April 6, 2009

Violence Intervention Program

What does the government want to be true?

From CNN:

[Associate professor of surgery] Cooper created the Violence Intervention Program (VIP) at the Shock Trauma Unit of the University of Maryland Medical Center, the state's busiest hospital for violent injuries. It became one of the country's first hospital-based anti-violence programs.

"We approached this problem like any public health crisis, like heart disease or smoking," he said. "We tried to work on the root causes."

Since 1998, VIP has provided substance abuse counseling, job skills training and other support services to nearly 500 trauma victims.

A 2006 study by Cooper and his colleagues, published in the Journal of Trauma, showed that people in the program were six times less likely to be readmitted with a violent injury and three times less likely to be arrested for a violent crime.


Six times?  Ok, so I'm in.  This is a program which speaks to my personal biases: social problems solved by social methods.  You take a group of people who got shot, stabbed, and help them "get out of the game" (their words.)

No one here got diagnosed bipolar, no one was put on Depakote.  Some hands-on intervention by a support team, and boom-- people die less often (and are jailed less often.)  Sounds like an innovative program with solid efficacy data. Sign me up.

Oh, wait...

I. 

Why does it work?


cooper.jpg


One might surmise that the fact that Dr. Cooper is black might have something to do with it, perhaps by encouraging more positive transference from the trauma victims.  But how long does he spend with them ,really?  Milliseconds?  Yes, his race may be helpful; but no it wouldn't be enough to explain a six fold reduction in violence.

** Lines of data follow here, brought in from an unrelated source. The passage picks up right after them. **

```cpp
enum BwdStream { ON_MAIN, ON_SIDE };
struct BwdStep {
    Fn fn;
    BwdStream stream = ON_MAIN;
    int wait = -1;
    int bucket = -1;
    bool feat_dgrad = false;
    bool img_dgrad = false;
// ... 546 lines not shown
            at.att_w[hd] = P(an + ".attn_weights.attention.0.weight", AC);
            at.att_g[hd] = P(an + ".attn_weights.attention.1.weight", A);
            at.att_b[hd] = P(an + ".attn_weights.attention.1.bias", A);
            at.att_rm[hd] = P(an + ".attn_weights.attention.1.running_mean", A);
            at.att_rv[hd] = P(an + ".attn_weights.attention.1.running_var", A);
            at.att_nbt[hd] = NBT(an + ".attn_weights.attention.1.num_batches_tracked");
            at.weight_[hd] = P(an + ".weight_", AC); at.bias_[hd] = P(an + ".bias_", AC);
            gp.d_weight_[hd] = G(an + ".weight_", AC); gp.d_bias_[hd] = G(an + ".bias_", AC);
            gp.d_att_w[hd] = G(an + ".attn_weights.attention.0.weight", AC);
            gp.d_att_g[hd] = G(an + ".attn_weights.attention.1.weight", A);
            gp.d_att_b[hd] = G(an + ".attn_weights.attention.1.bias", A);
        }
        ConvArgs c3{};
        c3.nsrc = 1;
        fill_src(c3.src[0], feat);
        const TNode &fn = ts->nodes[feat];
        c3.B = B; c3.Hin = fh; c3.Win = fw; c3.Hout = fh; c3.Wout = fw; c3.Cin = 64; c3.Cout = CP; c3.CoutP = h->head3.coutp;
        c3.wpk = h->head3.wpk; c3.bias = h->head_bias; c3.out = xh.p; c3.out_ld = CP; c3.cfg = h->head3.cfg;
        c3.wpk16 = h->head3.wpk16; c3.prec = h->prec;
        if (h->prec == 3) { c3.amax_in[0] = fn.t.amax; c3.amax_w = h->head3.w_amax; }
        if (c3.src[0].la && (!fn.lrelu || !conv_lazy_capable(c3, 3, 1))) {
            materialise(feat);
            fill_src(c3.src[0], feat);
        }
        at.chunks = conv_chunks_per_image(c3.cfg, fh, fw);
        at.stat_ld = h->head3.coutp;
        float *stats = alloc((size_t)B * at.chunks * at.stat_ld * 2);
        c3.stats = stats; c3.stat_shift = h->head_rm;
        at.stats = stats; at.B = B; at.HW = HW;
        at.stats64 = reinterpret_cast<double *>(alloc((size_t)B * at.stat_ld * 4));
        at.sv_inst = alloc((size_t)B * CP * 3); at.mu_r = alloc((size_t)CP * 2); at.bn10 = alloc(NUM_HEADS * NUM_AFFINE * 2);
        at.that = alloc((size_t)B * NUM_HEADS * NUM_AFFINE); at.yatt = alloc((size_t)B * NUM_HEADS * NUM_AFFINE);
        at.gamma_p = alloc((size_t)B * CP); at.scale = alloc((size_t)B * CP); at.shift = alloc((size_t)B * CP);
        w3dense = alloc((size_t)CP * 64 * 9);
        HeadApplyArgs ha{};
        ha.hidden = xh.p; ha.scale = at.scale; ha.shift = at.shift; ha.w = h->head_w1t; ha.b = h->head_b1;
        ha.B = B; ha.HW = HW; ha.z_out = nullptr;
        for (int i = 0; i < 10; ++i) ha.pred_c[i] = PRED_CH[i];
        ts->fwd.push_back([=](mc_handle *hh, hipStream_t st) { HIPCHK(hh, launch_conv(c3, 3, 1, st)); return 0; });
        ts->fwd.push_back([=, ts = ts, at = at](mc_handle *hh, hipStream_t st) {
            HIPCHK(hh, launch_attn_train_fwd(at, st));
            HeadApplyArgs a2 = ha;
            for (int i = 0; i < 10; ++i) a2.pred[i] = ts->preds[i];
            HIPCHK(hh, launch_head_apply(a2, st));
            return 0;
        });
    }

    void targets_and_losses() {
        mc_targets &T = ts->targets;
        const size_t R = (size_t)B * ts->max_objs;
        auto up = [](size_t n) { return (n + 63) / 64 * 64; };
        const size_t tn[15] = {(size_t)B * 3 * HW, (size_t)B * 9 * HW, R * 2, R * 2, R * 3, R, R, R, R * 18, R * 18,
                               R * 2, R * 18, R / 4 + 1, R * 18, R * 18};
        size_t ttot = 0;
        for (size_t n : tn) ttot += up(n);
        float *ta = alloc(ttot);
        float *tp[15];
        { size_t o = 0; for (int i = 0; i < 15; ++i) { tp[i] = ta ? ta + o : nullptr; o += up(tn[i]); } }
        T.center_heatmap_target = tp[0]; T.kpt_heatmap_target = tp[1];
        T.wh_target = tp[2]; T.offset_target = tp[3]; T.dim_target = tp[4];
        T.alpha_cls_target = tp[5]; T.alpha_offset_target = tp[6]; T.depth_target = tp[7];
        T.center2kpt_offset_target = tp[8]; T.kpt_heatmap_offset_target = tp[9];
        T.indices = reinterpret_cast<int64_t *>(tp[10]); T.indices_kpt = reinterpret_cast<int64_t *>(tp[11]);
        T.mask_target = reinterpret_cast<uint8_t *>(tp[12]);
        T.mask_center2kpt_offset = tp[13]; T.mask_kpt_heatmap_offset = tp[14];
        h->tgt_arena = ta; h->tgt_arena_bytes = ttot * sizeof(float);
        ts->dpred[0] = alloc((size_t)B * PRED_CH[0] * HW);
        ts->dpred[1] = alloc((size_t)B * PRED_CH[1] * HW);
        size_t dtot = 0;
        for (int i = 2; i < 10; ++i) dtot += up((size_t)B * PRED_CH[i] * HW);
        float *da = alloc(dtot);
        { size_t o = 0; for (int i = 2; i < 10; ++i) { ts->dpred[i] = da ? da + o : nullptr; o += up((size_t)B * PRED_CH[i] * HW); } }
        h->dp_arena = da; h->dp_arena_bytes = dtot * sizeof(float);
        ts->fwd.push_back([ts = ts, B = B, fh = fh, fw = fw](mc_handle *hh, hipStream_t st) {
            if (mc_make_targets(hh, &ts->labels, B, ts->max_objs, ts->pad_h, ts->pad_w, fh, fw, &ts->targets, st)) return -1;
            if (mc_losses(hh, ts->preds, &ts->targets, B, ts->max_objs, fh, fw, ts->losses, st)) return -1;
            return 0;
        });
    }

    void heads_backward(int feat) {
        float *draw = alloc(raw_numel);
        float *cs1 = alloc(colsum_partial_floats((size_t)B * HW, LD));
        float *db1 = alloc(NUM_OUT_ROWS), *dw1 = alloc((size_t)NUM_OUT_ROWS * HEAD_CH);
        push_bwd([=, ts = ts, B = B, fh = fh, fw = fw, HW = HW](mc_handle *hh, hipStream_t st) {
            if (mc_losses_backward(hh, ts->preds, &ts->targets, B, ts->max_objs, fh, fw, ts->grad_losses, ts->dpred, st)) return -1;
            bool user = false;
            for (const float *g : ts->grad_preds) user = user || g != nullptr;
            if (user)
                HIPCHK(hh, launch_dpred_pack_user(ts->dpred, ts->preds, ts->grad_preds, LD, B, HW, draw, st));
            else
                HIPCHK(hh, launch_dpred_pack(ts->dpred, LD, B, HW, draw, st));
            HIPCHK(hh, launch_colsum(draw, (size_t)B * HW, NUM_OUT_ROWS, LD, cs1, db1, st));
            return 0;
        });
        const int nbr = chan_reduce_blocks(B, HW), rb_per_img = nbr / B;
        const bool dx_fuse = sw.head_dx_fuse != 0;
        float *dh = alloc(xh.numel());
        float *dw1p = alloc((size_t)nbr * NUM_OUT_ROWS * HEAD_CH);
        float *partial = alloc((size_t)nbr * CP * 2), *coef = alloc((size_t)B * CP * 4);
        float *dx = dh;
        const int *rb = head_row_begin();
        CopyBatch segcb;
        auto seg = [&](const std::string &layer, int r0, int nr) {
            if (!segcb.add(dw1 + (size_t)r0 * HEAD_CH, G(layer + ".weight", nr * HEAD_CH), (size_t)nr * HEAD_CH) ||
                !segcb.add(db1 + r0, G(layer + ".bias", nr), nr))
                ts->ok = false;
        };
        for (int hd = 0; hd < 8; ++hd) seg(std::string("head.") + HEAD_NAMES[hd] + ".3", rb[hd], rb[hd + 1] - rb[hd]);
        seg("head.dir_cls.0", rb[8], 12);
        seg("head.dir_reg.0", rb[8] + 12, 12);
        const float *xp = xh.p, *w1 = h->head_w1, *zsc = at.scale, *zsh = at.shift;
        push_bwd([=, B = B, HW = HW](mc_handle *hh, hipStream_t st) {
            HIPCHK(hh, launch_head_bwd(draw, LD, nullptr, xp, w1, B, HW, nbr, dx_fuse ? nullptr : dh, dw1p, partial, st, zsc, zsh));
            HIPCHK(hh, launch_splitk_reduce(dw1p, nbr, 1, NUM_OUT_ROWS, HEAD_CH, dw1, st));
            HIPCHK(hh, launch_copy_batch(segcb, st));
            return 0;
        });
        float *db3 = alloc(CP), *dw3 = alloc((size_t)CP * 64 * 9);
        float *cs3 = alloc((size_t)std::max(affine_bwd_blocks(B, (size_t)HW, CP), nbr) * CP * 2);
        Tensor dxT = xh; dxT.p = dx; dxT.amax = slot();
        unsigned *dxmax = dxT.amax;
        push_bwd([=, at = at, gp = gp, B = B, HW = HW](mc_handle *hh, hipStream_t st) {
            HIPCHK(hh, launch_attn_train_bwd(at, partial, rb_per_img, gp, coef, st));
            if (dx_fuse)
                HIPCHK(hh, launch_head_dx(draw, LD, xp, w1, coef, B, HW, nbr, dx, cs3, db3, dxmax, st, zsc, zsh));
            else
                HIPCHK(hh, launch_affine_bwd(dh, nullptr, xp, coef, B, (size_t)HW, CP, 1, 0, dx, nullptr, 0, st, nullptr, nullptr, cs3, db3,
                                             dxmax));
            return 0;
        });
        emit_wgrad({feat}, dxT, CP, CP, 3, 1, dw3);
        CopyBatch g3cb;
        for (int hd = 0; hd < NUM_HEADS; ++hd) {
            const std::string layer = std::string("head.") + HEAD_NAMES[hd] + ".0";
            if (!g3cb.add(dw3 + (size_t)hd * 64 * 64 * 9, G(layer + ".weight", 9 * HEAD_CH * HEAD_CH), (size_t)64 * 64 * 9) ||
                !g3cb.add(db3 + hd * 64, G(layer + ".bias", HEAD_CH), 64))
                ts->ok = false;
        }
        push_bwd([=](mc_handle *hh, hipStream_t st) { HIPCHK(hh, launch_copy_batch(g3cb, st)); return 0; }, ON_SIDE);
        CopyBatch w3cb;
        for (int hd = 0; hd < NUM_HEADS; ++hd)
            if (!w3cb.add(P(std::string("head.") + HEAD_NAMES[hd] + ".0.weight", 9 * HEAD_CH * HEAD_CH), w3dense + (size_t)hd * 64 * 64 * 9,
                          (size_t)64 * 64 * 9))
                ts->ok = false;
        ts->pack_fns.push_back([=](mc_handle *hh, hipStream_t st) { HIPCHK(hh, launch_copy_batch(w3cb, st)); return 0; });
        if (h->prec == 3) h->w_amax_of[w3dense] = h->head3.w_amax;
        emit_dgrad(w3dense, dxT, CP, 64, 3, 1, 0, feat, CP);
        if (ts->head_only) ts->bwd.back().feat_dgrad = true;
    }

    void pool_backward(const Rec &r) {
        TNode &in = ts->nodes[r.in];
        const TNode &o = ts->nodes[r.z];
        if (!o.ginit || !in.needs_grad) return;
        float *gi = g_acquire(r.in);
        PoolBwdArgs pa{in.t.p, o.g, in.la, in.lb, gi, nullptr, in.t.B, in.t.H, in.t.W, in.t.C, in.ginit ? 1 : 0};
        ts->pool_bwds.push_back(pa);
        PoolBwdArgs *pp = &ts->pool_bwds.back();
        push_bwd([=](mc_handle *hh, hipStream_t st) {
            HIPCHK(hh, launch_maxpool2_bwd(pp->x, pp->dout, pp->B, pp->H, pp->W, pp->C, pp->dx, pp->acc, st, pp->la, pp->lb, pp->stats));
            return 0;
        });
        wrote(r.in, pp);
        g_release(r.z, -1);
    }

    void deconv_backward(const Rec &r) {
        TNode &in = ts->nodes[r.in];
        const TNode &o = ts->nodes[r.z];
        if (!o.ginit) return;
        if (in.ginit) { ts->ok = false; h->err = "train plan: deconv input has more than one consumer"; }
        const float *xp = in.t.p, *go = o.g, *wp = r.D->wpk, *xla = in.la, *xlb = in.lb;
        float *gi = g_acquire(r.in), *dw = G(r.D->name + ".weight", (int64_t)r.D->C * 16);
        const int Bq = in.t.B, Hq = in.t.H, Wq = in.t.W, Cq = in.t.C;
        float *part = alloc(deconv4_bwd_w_partial_floats(Bq, Hq, Cq));
        ts->deconv_stats.push_back(nullptr);
        float **dstats = &ts->deconv_stats.back();
        push_bwd([=](mc_handle *hh, hipStream_t st) {
            HIPCHK(hh, launch_deconv4_bwd_w(xp, go, Bq, Hq, Wq, Cq, part, dw, st, xla, xlb, wp, gi, *dstats));
            return 0;
        });
        wrote(r.in, (xla && xlb) ? dstats : nullptr);
        g_release(r.z, -1);
    }

    void conv_backward(const Rec &r) {
        if (r.dead || !ts->nodes[r.z].ginit) return;
        const Tensor dy = bn_backward(r, r.bn).dy;
        const int64_t wn = (int64_t)r.L->cout * r.L->cin * r.L->ks * r.L->ks;
        const int wgrad = emit_wgrad(r.srcs, dy, r.L->cout, r.L->cout, r.L->ks, r.L->stride, G(r.L->conv + ".weight", wn));
        const float *wm = P(r.L->conv + ".weight", wn);
        int c_off = 0;
        for (int s : r.srcs) {
            emit_dgrad(wm, dy, r.L->cout, r.L->cin, r.L->ks, r.L->stride, c_off, s, r.L->cout);
            c_off += ts->nodes[s].t.C;
        }
        g_release(r.z, wgrad);
    }

    void stem_backward(const Rec &r) {
        if (!ts->nodes[r.z].ginit) return;
        const bool want_fused = sw.stem_fuse && h->prec == 3 && ts->img_amax && r.y.amax && W % 4 == 0 && W >= 16;
        const BnBwd bb = bn_backward(r, r.bn, want_fused);
        const bool fused = bb.affine_skipped;
        float *part = alloc((size_t)stem_wgrad_blocks(B, H, W) * 147 * 16), *dw = G("backbone.base_layer.0.weight", 16 * 147);
        const float *dyp = bb.dy.p, *yfp = fused ? r.y.p : nullptr, *cfp = fused ? bb.coef : nullptr;
        const unsigned *imax = ts->img_amax, *dymax = bb.dy.amax, *yfmax = fused ? r.y.amax : nullptr;
        const int wgrad = push_bwd([=, ts = ts, B = B, H = H, W = W](mc_handle *hh, hipStream_t st) {
// ... 372 lines not shown
```
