stereoscene_amd/layers.py:

```python
import math

import torch
import torch.nn as nn

from . import functional as F


def _ntuple(v, n):
    return (v,) * n if isinstance(v, int) else tuple(v)


class _ConvBase(nn.Module):
    ND = 3
    TRANSPOSED = False

    def __init__(self, in_channels, out_channels, kernel_size, stride=1, padding=0, dilation=1, groups=1,
                 bias=True, output_padding=0):
        super().__init__()
        if groups != 1:
            raise NotImplementedError("grouped convolution is only provided by DeformConv2dPack")
        n = self.ND
        self.in_channels, self.out_channels = in_channels, out_channels
        self.kernel_size = _ntuple(kernel_size, n)
        self.stride, self.padding = _ntuple(stride, n), _ntuple(padding, n)
        self.dilation, self.output_padding = _ntuple(dilation, n), _ntuple(output_padding, n)
        shape = ((in_channels, out_channels) if self.TRANSPOSED else (out_channels, in_channels)) + self.kernel_size
        self.weight = nn.Parameter(torch.empty(shape))
        self.bias = nn.Parameter(torch.empty(out_channels)) if bias else None
        self.reset_parameters()

    def reset_parameters(self):
        nn.init.kaiming_uniform_(self.weight, a=math.sqrt(5))
        if self.bias is not None:
            fan_in = self.weight[0].numel() if not self.TRANSPOSED else self.weight.shape[0] * self.weight[0, 0].numel()
            bound = 1 / math.sqrt(max(fan_in, 1))
            nn.init.uniform_(self.bias, -bound, bound)

    def extra_repr(self):
        return (f"{self.in_channels}, {self.out_channels}, kernel_size={self.kernel_size}, stride={self.stride}, "
                f"padding={self.padding}, hip=mfma_f32_32x32x2")


class Conv3d(_ConvBase):
    def forward(self, x, relu=False):
        return F.conv3d(x, self.weight, self.bias, self.stride, self.padding, self.dilation, relu=relu)


class ConvTranspose3d(_ConvBase):
    TRANSPOSED = True

    def __init__(self, in_channels, out_channels, kernel_size, stride=1, padding=0, output_padding=0, bias=True):
        super().__init__(in_channels, out_channels, kernel_size, stride, padding, 1, 1, bias, output_padding)

    def forward(self, x):
        return F.conv_transpose3d(x, self.weight, self.bias, self.stride, self.padding, self.output_padding)


class Conv2d(_ConvBase):
    ND = 2

    def forward(self, x):
        return F.conv2d(x, self.weight, self.bias, self.stride, self.padding, self.dilation)


class DeformConv2dPack(nn.Module):

    def __init__(self, in_channels, out_channels, kernel_size=3, stride=1, padding=1, dilation=1, groups=1,
                 deform_groups=1, im2col_step=128, bias=False):
        super().__init__()
        assert not bias and deform_groups == 1 and stride == 1
        self.groups, self.k, self.padding, self.dilation = groups, kernel_size, padding, dilation
        self.weight = nn.Parameter(torch.empty(out_channels, in_channels // groups, kernel_size, kernel_size))
        self.conv_offset = Conv2d(in_channels, 2 * kernel_size * kernel_size, kernel_size, 1, padding, dilation)
        n = in_channels * kernel_size * kernel_size
        nn.init.uniform_(self.weight, -1 / math.sqrt(n), 1 / math.sqrt(n))
        nn.init.zeros_(self.conv_offset.weight)
        nn.init.zeros_(self.conv_offset.bias)

    def forward(self, x):
        return F.deform_conv2d(x, self.conv_offset(x), self.weight, self.groups, self.padding, self.dilation)

    def _forward_reference(self, x, off):
        B, C, H, W = x.shape
        k, K = self.k, self.k * self.k
        dev = x.device
        base_h = (torch.arange(H, device=dev, dtype=x.dtype) - self.padding)[:, None]
        base_w = (torch.arange(W, device=dev, dtype=x.dtype) - self.padding)[None, :]
        ki = torch.arange(K, device=dev)
        off = off.reshape(B, K, 2, H, W)
        hh = base_h + (ki // k * self.dilation).view(1, K, 1, 1).to(x.dtype) + off[:, :, 0]
        ww = base_w + (ki % k * self.dilation).view(1, K, 1, 1).to(x.dtype) + off[:, :, 1]
        inside = (hh > -1) & (ww > -1) & (hh < H) & (ww < W)
        h0, w0 = torch.floor(hh), torch.floor(ww)
        lh, lw = hh - h0, ww - w0
        flat = x.reshape(B, C, H * W)
        cols = 0
        for dh, dw, wt in ((0, 0, (1 - lh) * (1 - lw)), (0, 1, (1 - lh) * lw), (1, 0, lh * (1 - lw)), (1, 1, lh * lw)):
            hi, wi = (h0 + dh).long(), (w0 + dw).long()
            ok = inside & (hi >= 0) & (hi < H) & (wi >= 0) & (wi < W)
            lin = (hi.clamp(0, H - 1) * W + wi.clamp(0, W - 1)).view(B, 1, K * H * W).expand(B, C, K * H * W)
            g = torch.gather(flat, 2, lin).view(B, C, K, H * W)
            cols = cols + g * (wt * ok).view(B, 1, K, H * W)
        G = self.groups
        cols = cols.view(B, G, (C // G) * K, H * W)
        wmat = self.weight.view(G, self.weight.shape[0] // G, -1)
        out = torch.einsum("gok,bgkn->bgon", wmat, cols)
        return out.reshape(B, self.weight.shape[0], H, W)


class GroupNorm(nn.GroupNorm):
    fused_relu = False

    def forward(self, x, residual=None, relu=None):
        relu = self.fused_relu if relu is None else relu
        if x.dim() < 3 or self.num_channels % 4 != 0:
            y = nn.functional.group_norm(x, self.num_groups, self.weight, self.bias, self.eps)
            y = y if residual is None else y + residual
            return torch.relu(y) if relu else y
        return F.group_norm(x, self.num_groups, self.weight, self.bias, self.eps, residual, relu)


class _HipBatchNorm:
    fused_relu = False

    def _running(self):
        if not self.track_running_stats:
            return None
        with torch.no_grad():
            m = self.momentum if self.momentum is not None else 1.0 / float(self.num_batches_tracked + 1)
            self.num_batches_tracked += 1
        return (self.running_mean, self.running_var, m)

    def forward(self, x, residual=None, relu=None):
        relu = self.fused_relu if relu is None else relu
        if self.training:
            y, mean, rstd = F.batch_norm_train(x, self.weight, self.bias, self.eps, residual, relu, running=self._running())
            return y
        if torch.is_grad_enabled() and (x.requires_grad or self.weight.requires_grad):
            shape = (1, -1) + (1,) * (x.dim() - 2)
            scale = self.weight * torch.rsqrt(self.running_var + self.eps)
            y = x * scale.view(shape) + (self.bias - self.running_mean * scale).view(shape)
            y = y if residual is None else y + residual
            return torch.relu(y) if relu else y
        return F.batch_norm_eval(x, self.weight, self.bias, self.running_mean, self.running_var, self.eps, residual,
                                 relu)


class BatchNorm3d(_HipBatchNorm, nn.BatchNorm3d):
    pass


class BatchNorm2d(_HipBatchNorm, nn.BatchNorm2d):
    pass


def norm_pair(norm_a, xa, norm_b, xb, relu=True):
    def fusable(n):
        return isinstance(n, GroupNorm) or (isinstance(n, _HipBatchNorm) and n.training)
    if not (F.DUAL_NORM and fusable(norm_a) and fusable(norm_b) and F.dual_norm_supported(xa, xb)):
        return norm_a(xa, residual=norm_b(xb), relu=relu)

    def side(n):
        if isinstance(n, GroupNorm):
            return n.num_groups, False
        return n.num_features, True
    (ga, a_batch), (gb, b_batch) = side(norm_a), side(norm_b)
    run = [n._running() if isinstance(n, _HipBatchNorm) else None for n in (norm_a, norm_b)]
    y, sa, sb = F.dual_norm(xa, norm_a.weight, norm_a.bias, ga, norm_a.eps, xb, norm_b.weight, norm_b.bias, gb, norm_b.eps,
                            relu=relu, a_batch=a_batch, b_batch=b_batch, running_a=run[0], running_b=run[1])
    return y


def norm_cat(norms, xs, relu=True, extra=None):
    def fusable(n):
        return isinstance(n, GroupNorm) or (isinstance(n, _HipBatchNorm) and n.training)
    if not (all(fusable(n) for n in norms) and F.norm_cat_supported(list(xs))
            and (extra is None or (extra.is_cuda and extra.shape[1] % 4 == 0))):
        ys = [n(x, relu=relu) for n, x in zip(norms, xs)]
        return torch.cat(ys + ([extra] if extra is not None else []), dim=1)
    spec = [(n.weight, n.bias, n.num_groups, n.eps, False) if isinstance(n, GroupNorm)
            else (n.weight, n.bias, n.num_features, n.eps, True) for n in norms]
    run = tuple(n._running() if isinstance(n, _HipBatchNorm) else None for n in norms)
    y, stats = F.norm_cat(list(xs), spec, relu=relu, extra=extra, running=run)
    return y
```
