-      : "scc");
+  asm volatile(NAVGPU_ROWS_GROUP_WORDS
+               "v_or3_b32 %[u0], %[f0], %[f1], %[f2]\n\t"
+               "v_cmp_ne_u32_e64 %[c1], 0, %[f0]\n\t"
+               "v_or_b32_e32 %[u0], %[u0], %[f3]\n\t"
+               "v_cmp_ne_u32_e64 %[c2], 0, %[f3]\n\t"
+               "v_cmp_ne_u32_e64 %[c0], 0, %[u0]\n\t"
+               "s_cmp_lg_u64 %[c1], 0\n\t"
+               "s_cselect_b32 %[st], %[bit], 0\n\t"
+               "s_or_b32 %[lo], %[lo], %[st]\n\t"
+               "s_cmp_lg_u64 %[c2], 0\n\t"
+               "s_cselect_b32 %[st], %[bit], 0\n\t"
+               "s_or_b32 %[hi], %[hi], %[st]\n\t"
+               "s_cmp_lg_u64 %[c0], 0\n\t"
+               "s_cselect_b32 %[st], %[bit], 0\n\t"
+               "s_or_b32 %[nz], %[nz], %[st]\n\t"
+               "1:\n\t"
+               : NAVGPU_ROWS_GROUP_REGS, [nz] "+s"(nz), [lo] "+s"(lo), [hi] "+s"(hi), [c0] "=&s"(c0), [c1] "=&s"(c1), [c2] "=&s"(c2), [st] "=&s"(st)
+               : [aw] "s"(aw), [g] "n"(g), [bit] "n"(1 << g), [L] "v"(L), [R] "v"(R)
+               : "scc");
+}
+#undef NAVGPU_ROWS_GROUP_REGS
+#undef NAVGPU_ROWS_GROUP_WORDS
 #undef NAVGPU_ROWS_DPP
-}
 template <int W>
 __device__ __forceinline__ void bfsRowsGrid(const PlannerDev& pl, const uint32_t inst, const int which, const uint32_t item) {
   constexpr int NG = (W + 3) / 4;
@@ -148,6 +167,9 @@
   const uint32_t halo_rd = ((halo_top ? (wave_id * 2 + 1) : ((wave_id + 2) * 2)) * D + (halo_top ? lane : lane - (64u - D))) * RS;
   constexpr uint32_t gmask = (1u << NG) - 1u;
 
+  constexpr bool kBlockLive = W != 20;
+  static_assert(D >= 1 && D < 32, "the edge masks take D bits of one word");
+  constexpr uint32_t edge_lo = kBlockLive ? (1u << D) - 1u : 0xFFFFFFFFu, edge_hi = kBlockLive ? ~(0xFFFFFFFFu >> D) : 0xFFFFFFFFu;
   auto activity = [&]() -> uint32_t {
     uint32_t nz = 0, lo = 0, hi = 0;
 #pragma unroll
@@ -155,8 +177,8 @@
       const uint32_t t = fr[4 * q] | fr[4 * q + 1] | fr[4 * q + 2] | fr[4 * q + 3];
       if (__builtin_amdgcn_ballot_w64(t != 0) != 0) {
         nz |= 1u << q;
-        if (__builtin_amdgcn_ballot_w64(fr[4 * q] != 0) != 0) lo |= 1u << q;
-        if (__builtin_amdgcn_ballot_w64(fr[4 * q + 3] != 0) != 0) hi |= 1u << q;
+        if (__builtin_amdgcn_ballot_w64((fr[4 * q] & edge_lo) != 0) != 0) lo |= 1u << q;
+        if (__builtin_amdgcn_ballot_w64((fr[4 * q + 3] & edge_hi) != 0) != 0) hi |= 1u << q;
       }
     }
     return (nz | (lo >> 1) | (hi << 1)) & gmask;
@@ -167,51 +189,87 @@
       if (j >= w0 && j <= w1 && row_in_box) storeCells(j, fr[j], 0u);
   }
   uint32_t a_own = activity();
-  uint32_t level = 0, xch = 0, any_blk = 0;
+  uint32_t level = 0, xch = 0;
   bfsStamp(pl, tid, item, 2);
   bool done = false;
 #ifdef NAVGPU_BFS_STATS
   unsigned long long bst[9] = {0, 0, 0, 0, 0, 0, 0, 0, 0};
 #endif
+  auto storeNew = [&](const uint32_t groups) {
+    if (wave_in_box && (groups & region_groups) != 0) {
+#pragma unroll
+      for (int q = 0; q < NG; ++q) {
+        if (((groups & region_groups) >> q) & 1u) {
+#pragma unroll
+          for (int c = 0; c < 4; ++c) {
+            const int j = 4 * q + c;
+            if (j < W && j >= w0 && j <= w1) {
+#ifndef NAVGPU_BFS_X_NOSTORE
+              if (row_in_box && fr[j < W ? j : 0] != 0) storeCells(j, fr[j < W ? j : 0], level + 1);
+#endif
+            }
+          }
+        }
+      }
+    }
+  };
   while (!done) {
-    for (int k = 0; k < D; ++k) {
-      BFS_STAMP(ts1);
-      BFS_ACC(5, 1);
+    bool any_new;
+    if constexpr (kBlockLive) {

It is, however, undoubtedly the only reason CNN chose to report on this program, and not any of the dozen others I found searching the internet.  

So now the question becomes, why CNN?  Why now?



II.

I had to review the actual study a few times to find the explanation, and yes, it saddened me.

The patients randomized to the intervention group then met with a social worker or case worker and a parole and probation officer assigned to the program. After the patient was discharged, the social worker or case worker and parole and probation officer met with the patient (now client) at scheduled intervals. Home visits were also performed by members of the VIP team.

The control group received no organized support from the VIP team and continued with the parole and probation agent who was previously handling their case.

These victims were all supposed to be on probation/parole.  What's changed is that now they are going to see new probation/parole officers who are actually going to do their job, regularly, and someone will be coming to the house to check on the parolees.  Victims.  I mean victims. 

In other words, they're now on probation/parole. 

The program doesn't represent an innovative way of decreasing violence; it represents a failure of the regular system, that doesn't monitor anyone, ever, except when it's convenient (e.g. they want a pretext for incarceration.)

III.


Two points.  First, this represents another example of social policy being offloaded to medicine, for the usual reasons: medicine has more money than social programs do; it taps into the intellectual expertise of doctors, instead of police, etc. 

You might say, well, what's wrong with all that?  Nothing, nor am I saying the program shouldn't be implemented, but doing so avoids the question of why it has come to pass that it needs to be implemented; why are we fixing a broken social program by adding a new medical program, instead of fixing the broken social program?  In other words, why not simply make probation more accountable, and save everyone the trouble and the cost?

Which brings me to the second point, the unspoken truth: the point of the programs is precisely the increased cost.  It is wealth transfer; Dr. Cooper just employed two new probation officers, a social worker, etc, etc.  I'm sure somewhere there's a billing code for it.  The victims are poor people, so government money is involved.

One way or another, doctors are going to get paid.  And social workers are going to get paid. And hospitals are going to get paid.  And UNH and Wellpoint are going to get paid.  And etc.  If it means medicalizing crime and welfare and climate change and Darfur to do get at some of that government money, so be it.

IV.

No, no, no, I'm not saying the doctors are trying to suck money out of the government.  I have no doubt that Dr. Cooper had the absolute noblest of intentions here, motivated entirely by a desire to help.  I'm saying the government wants to give its money away, this is how it keeps the system running.  You have the problem of black youth violence anyway, why not pay medicine to handle it?  Keep doctors happy enough that they don't notice they get paid next to nothing for actual medical care;  shift the focus away from "failure of society" to "biological underpinnings"; convert "misguided social programs" to "coordinated medical care to decrease the problem of youth violence" and prevent some riots?  Everyone's a winner.

Like an idiot, I've been yelling about the encroachment of medicine into social policy, and now I think that's been the point all along.